Flowerhorn is a term for various crossbred CA cichlid breeds. Some do pocess Veija/Paratheraps ancestory, though most strains seem to show greatest similarity to the Trimac cichlid ("exCichlasoma" trimaculatus) and/or Amphilophus species (RD/Midas).

These are thelists of paratheraps species: http://www.cichlidae.com/gallery/genus.php?id=66
And Veija species:http://www.cichlidae.com/gallery/genus.php?id=71

Your fish no doubt belongs to this group, Veija/Paratheraps, and although IMO your fish seems to have greatest similarity to P. bifasciatus, it is often difficult to say for certain with this group of fishes, that it is definately one kind as aposed to another. Many different, distinct regional variants exist for most species; as well, many of these fishes can be highly variable from one individual to another......plus the fact that crosses between the different Veija/Paratheraps species are quite common in the hobby.
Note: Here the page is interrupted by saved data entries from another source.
diff --git a/stable-diffusion_amd/csrc/igemm.hip b/stable-diffusion_amd/csrc/igemm.hip
--- a/stable-diffusion_amd/csrc/igemm.hip
+++ b/stable-diffusion_amd/csrc/igemm.hip
@@ -399,6 +399,11 @@
 };
 static inline bool tile_is_halo(int t) { return t >= 14 && t <= 17; }
 static inline bool tile_tn_even(int t) { return (kTiles[t].bn / kTiles[t].wn / 32) % 2 == 0; }
+static inline bool tile_fits_ctx(const IGemmParams& p, int t) {
+  if (p.mode == EPI_SOFTMAX && (tile_is_halo(t) || kTiles[t].bn % 128 != 0 || kTiles[t].bn / kTiles[t].wn != 64)) return false;
+  if ((p.w_bstride || p.lnf_bstride) && (tile_is_halo(t) || (p.Hout * p.Wout) % kTiles[t].bm != 0)) return false;
+  return true;
+}
 
 static int launch_tile(int tile, const IGemmParams& p, bool dma, int splitk, hipStream_t stream) {
   if (p.tail_kt && !tile_is_halo(tile)) return fail("a GEMM with a 1x1 tail phase was routed to tile " + std::to_string(tile) + ": only the halo-staged conv tiles 14..17 run a tail");
@@ -456,6 +461,12 @@
     if (table_path.size() >= base.size() && table_path.compare(table_path.size() - base.size(), base.size(), base) == 0)
       return table_path.substr(0, table_path.size() - base.size()) + "tune_up_phase_gfx950.txt";
     return table_path + ".up_phase";
+  }
+  static std::string ctx_path_of(const std::string& table_path) {
+    static const std::string base = "tune_gfx950.txt";
+    if (table_path.size() >= base.size() && table_path.compare(table_path.size() - base.size(), base.size(), base) == 0)
+      return table_path.substr(0, table_path.size() - base.size()) + "tune_ctx_fold_gfx950.txt";
+    return table_path + ".ctx_fold";
   }
   void load_file(const std::string& path) {
     FILE* f = fopen(path.c_str(), "r");
@@ -478,6 +489,7 @@
     if (env_int("SDMI_TUNE_DISABLE", 0)) return;
     load_file(default_path());
     load_file(phase_path_of(default_path()));
+    load_file(ctx_path_of(default_path()));
   }
   std::map<TuneKey, TuneChoice>::const_iterator find_entry(TuneKey k) const {
     auto it = table.find(k);
@@ -504,6 +516,7 @@
     if (p.split16 && !split16_tile_supported(t)) continue;
     if (!p.split16 && ((c.ns == 2 && t != 11 && !tile_is_halo(t)) || t == 12 || t == 13)) continue;
     if (p.mode == EPI_GEGLU && !tile_tn_even(t)) continue;
+    if (!tile_fits_ctx(p, t)) continue;
     if (p.lnp_out && (p.M % c.bm || p.N % c.bn || (p.Hout * p.Wout) % c.bm)) continue;
     const long blocks = (long)cdiv(p.M, c.bm) * cdiv(p.N, c.bn);
     if ((long)c.bm > 2L * p.M && c.bm > 64) continue;
@@ -522,7 +535,7 @@
       if (p.splitk != 0) break;
     }
   }
-  if (out.empty()) out.push_back({5, p.splitk > 0 ? p.splitk : 1, 0.0});
+  if (out.empty()) out.push_back({p.mode == EPI_SOFTMAX ? 8 : 5, p.splitk > 0 ? p.splitk : 1, 0.0});
   return out;
 }
 
@@ -574,18 +587,21 @@
   if (n_keys) *n_keys = (int)g_tuner.stats.size();
   ++g_tune_generation;
   const std::string out = (path && *path) ? std::string(path) : Tuner::default_path();
-  bool any_phase = false;
-  for (auto& kv : g_tuner.table) any_phase = any_phase || kv.first.ksize == 2;
-  for (int which = 0; which < (any_phase ? 2 : 1); ++which) {
-    const std::string path_w = which ? Tuner::phase_path_of(out) : out;
+  bool any_phase = false, any_ctx = false;
+  for (auto& kv : g_tuner.table) { any_phase = any_phase || kv.first.ksize == 2; any_ctx = any_ctx || kv.first.mode == EPI_SOFTMAX; }
+  for (int which = 0; which < 3; ++which) {
+    if ((which == 1 && !any_phase) || (which == 2 && !any_ctx)) continue;
+    const std::string path_w = which == 1 ? Tuner::phase_path_of(out) : (which == 2 ? Tuner::ctx_path_of(out) : out);
     FILE* f = fopen(path_w.c_str(), "w");
     if (!f) return fail("cannot write the tuning table to " + path_w);
-    fputs(which ? "# libsdmi igemm tuning table (gfx950), the 2x2 phase convs of the Upsample convs (ksize 2: M = rows of one phase, K = 4 Cin; compared with "
+    fputs(which == 2 ? "# libsdmi igemm tuning table (gfx950), the scores GEMMs of the context-folded cross-attention (mode 3: segment softmax, N = heads * 128, "
+                       "unsplit), measured in situ by tools/tune.py -- M N K ksize stride up mode splitk_req tile splitk us\n"
+          : which ? "# libsdmi igemm tuning table (gfx950), the 2x2 phase convs of the Upsample convs (ksize 2: M = rows of one phase, K = 4 Cin; compared with "
                        "the site's up = 1 row of the main table), measured in situ by tools/tune.py -- M N K ksize stride up mode splitk_req tile splitk us\n"
                      : "# libsdmi igemm tuning table (gfx950), measured in situ by tools/tune.py -- M N K ksize stride up mode splitk_req tile splitk us\n", f);
     for (auto& kv : g_tuner.table) {
       const TuneKey& k = kv.first;
-      if ((k.ksize == 2) != (which == 1)) continue;
+      if ((k.ksize == 2 ? 1 : (k.mode == EPI_SOFTMAX ? 2 : 0)) != which) continue;
       fprintf(f, "%d %d %d %d %d %d %d %d %d %d %.2f", k.M, k.N, k.K, k.ksize, k.stride, k.up, k.mode, k.splitk_req, kv.second.tile,
               kv.second.splitk, kv.second.us);
       if (k.kt) fprintf(f, " %d", k.kt);
@@ -696,6 +712,16 @@
       SDMI_CHECK(p.gn_acc[t] && p.gn_cpg[t] >= 2 && (p.gn_cbase[t] + p.N + p.gn_cpg[t] - 1) / p.gn_cpg[t] <= 32, "bad GroupNorm statistics target");
   }
   if (p.mode == EPI_HEADS) SDMI_CHECK(p.segC > 0 && p.dh > 0 && p.N % p.segC == 0 && p.N / p.segC <= 3, "bad head scatter");
+  if (p.mode == EPI_SOFTMAX)
+    SDMI_CHECK(p.ksize == 1 && !p.split16 && p.N % 128 == 0 && p.smx_valid >= 1 && p.smx_valid <= 128 && p.out_f16 && !p.out_f32 && !p.out_lo &&
+                   p.ldo >= p.N && p.ldo % 4 == 0 && ((uintptr_t)p.out_f16 & 7) == 0 && !p.bias && !p.rowvec && !p.residual && !p.ln_out &&
+                   !p.lnp_out && !p.f16_scale && !p.gn_n && !p.pgn_out && !p.tail_kt && p.splitk <= 1,
+               "segment softmax: a dense unsplit GEMM of N = heads * 128 columns, 1..128 valid columns per segment, an 8-byte aligned fp16 output of "
+               "pitch % 4 == 0 and nothing else in the epilogue");
+  if (p.w_bstride || p.lnf_bstride)
+    SDMI_CHECK(p.ksize == 1 && !p.split16 && p.c1 == 0 && p.c2 == 0 && !p.tail_kt && !p.pgn_out && (p.w_bstride == 0 || (p.w_bstride >= (int64_t)p.N * p.K && p.w_bstride % 8 == 0)) &&
+                   (p.lnf_bstride == 0 || (p.lnf_part && p.lnf_bstride >= p.N)) && (p.mode == EPI_PLAIN || p.mode == EPI_SOFTMAX),
+               "per-sample weights: a dense one-source GEMM on the generic tiles (plain or segment-softmax epilogue), strides of at least one matrix / N");
 
   SDMI_CHECK((int64_t)p.B * p.Hin * p.Win * p.lda0 * 2 + (int64_t)(p.Win + 1) * p.lda0 * 2 < ((int64_t)1 << 31) - 65536 &&
                  (int64_t)p.N * p.K * 2 < ((int64_t)1 << 31) - 65536,
@@ -738,7 +764,7 @@
         const bool split_ok = splitk != 0 ? (sk == splitk && ws_ok)
                                           : (sk == 1 || (ws_ok && nkt / sk >= 4 && (halo || (sk != 5 && sk != 10)) &&
                                                          (!halo || (nkt / 9) % sk == 0)));
-        if (split_ok && (p.mode != EPI_GEGLU || tile_tn_even(tt)) && (!halo || halo_supported(p, kTiles[tt].bm)) &&
+        if (split_ok && (p.mode != EPI_GEGLU || tile_tn_even(tt)) && tile_fits_ctx(p, tt) && (!halo || halo_supported(p, kTiles[tt].bm)) &&
             (!p.split16 || split16_tile_supported(tt)) && (!phase || sk == 1)) {
           tile = tt; splitk = sk;
         }
@@ -755,7 +781,12 @@
     if (p.mode == EPI_GEGLU) tile = 0;
     else if (p.mode == EPI_HEADS) tile = 2;
     else tile = gflop >= 25.0 ? 3 : 5;
-  }
+    if (!tile_fits_ctx(p, tile)) {
+      static const int order[] = {8, 7, 5};
+      for (int t : order) if (tile_fits_ctx(p, t)) { tile = t; break; }
+    }
+  }
+  if (p.mode == EPI_SOFTMAX) splitk = 1;
   if (p.lnp_out) {
     const int hw = p.Hout * p.Wout;
     if (p.M % kTiles[tile].bm || p.N % kTiles[tile].bn || hw % kTiles[tile].bm || (p.split16 && !split16_tile_supported(tile))) tile = 5;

Most Veija/Paratheraps have very high conspecific aggression, and sometimes it can be very difficult to how these types of fish togther. They can be quite competitive with other CA cichlids as well. It is possible to house Veija/Paratheraps with an RD/midas in tanks 6 ft. or larger,( with other tankmates as well), though there is never any guarantee that things will work out when trying to house large CA cichlids together. Generally, IMO and IME, they tend NOT to be too aggressive towards smaller fish, or fishes that are not seen as a territorial threat.


----------



## awilson0001 (Sep 2, 2010)

he looks like paratheraps fenestratus kinda actually. and they have the reddish fins.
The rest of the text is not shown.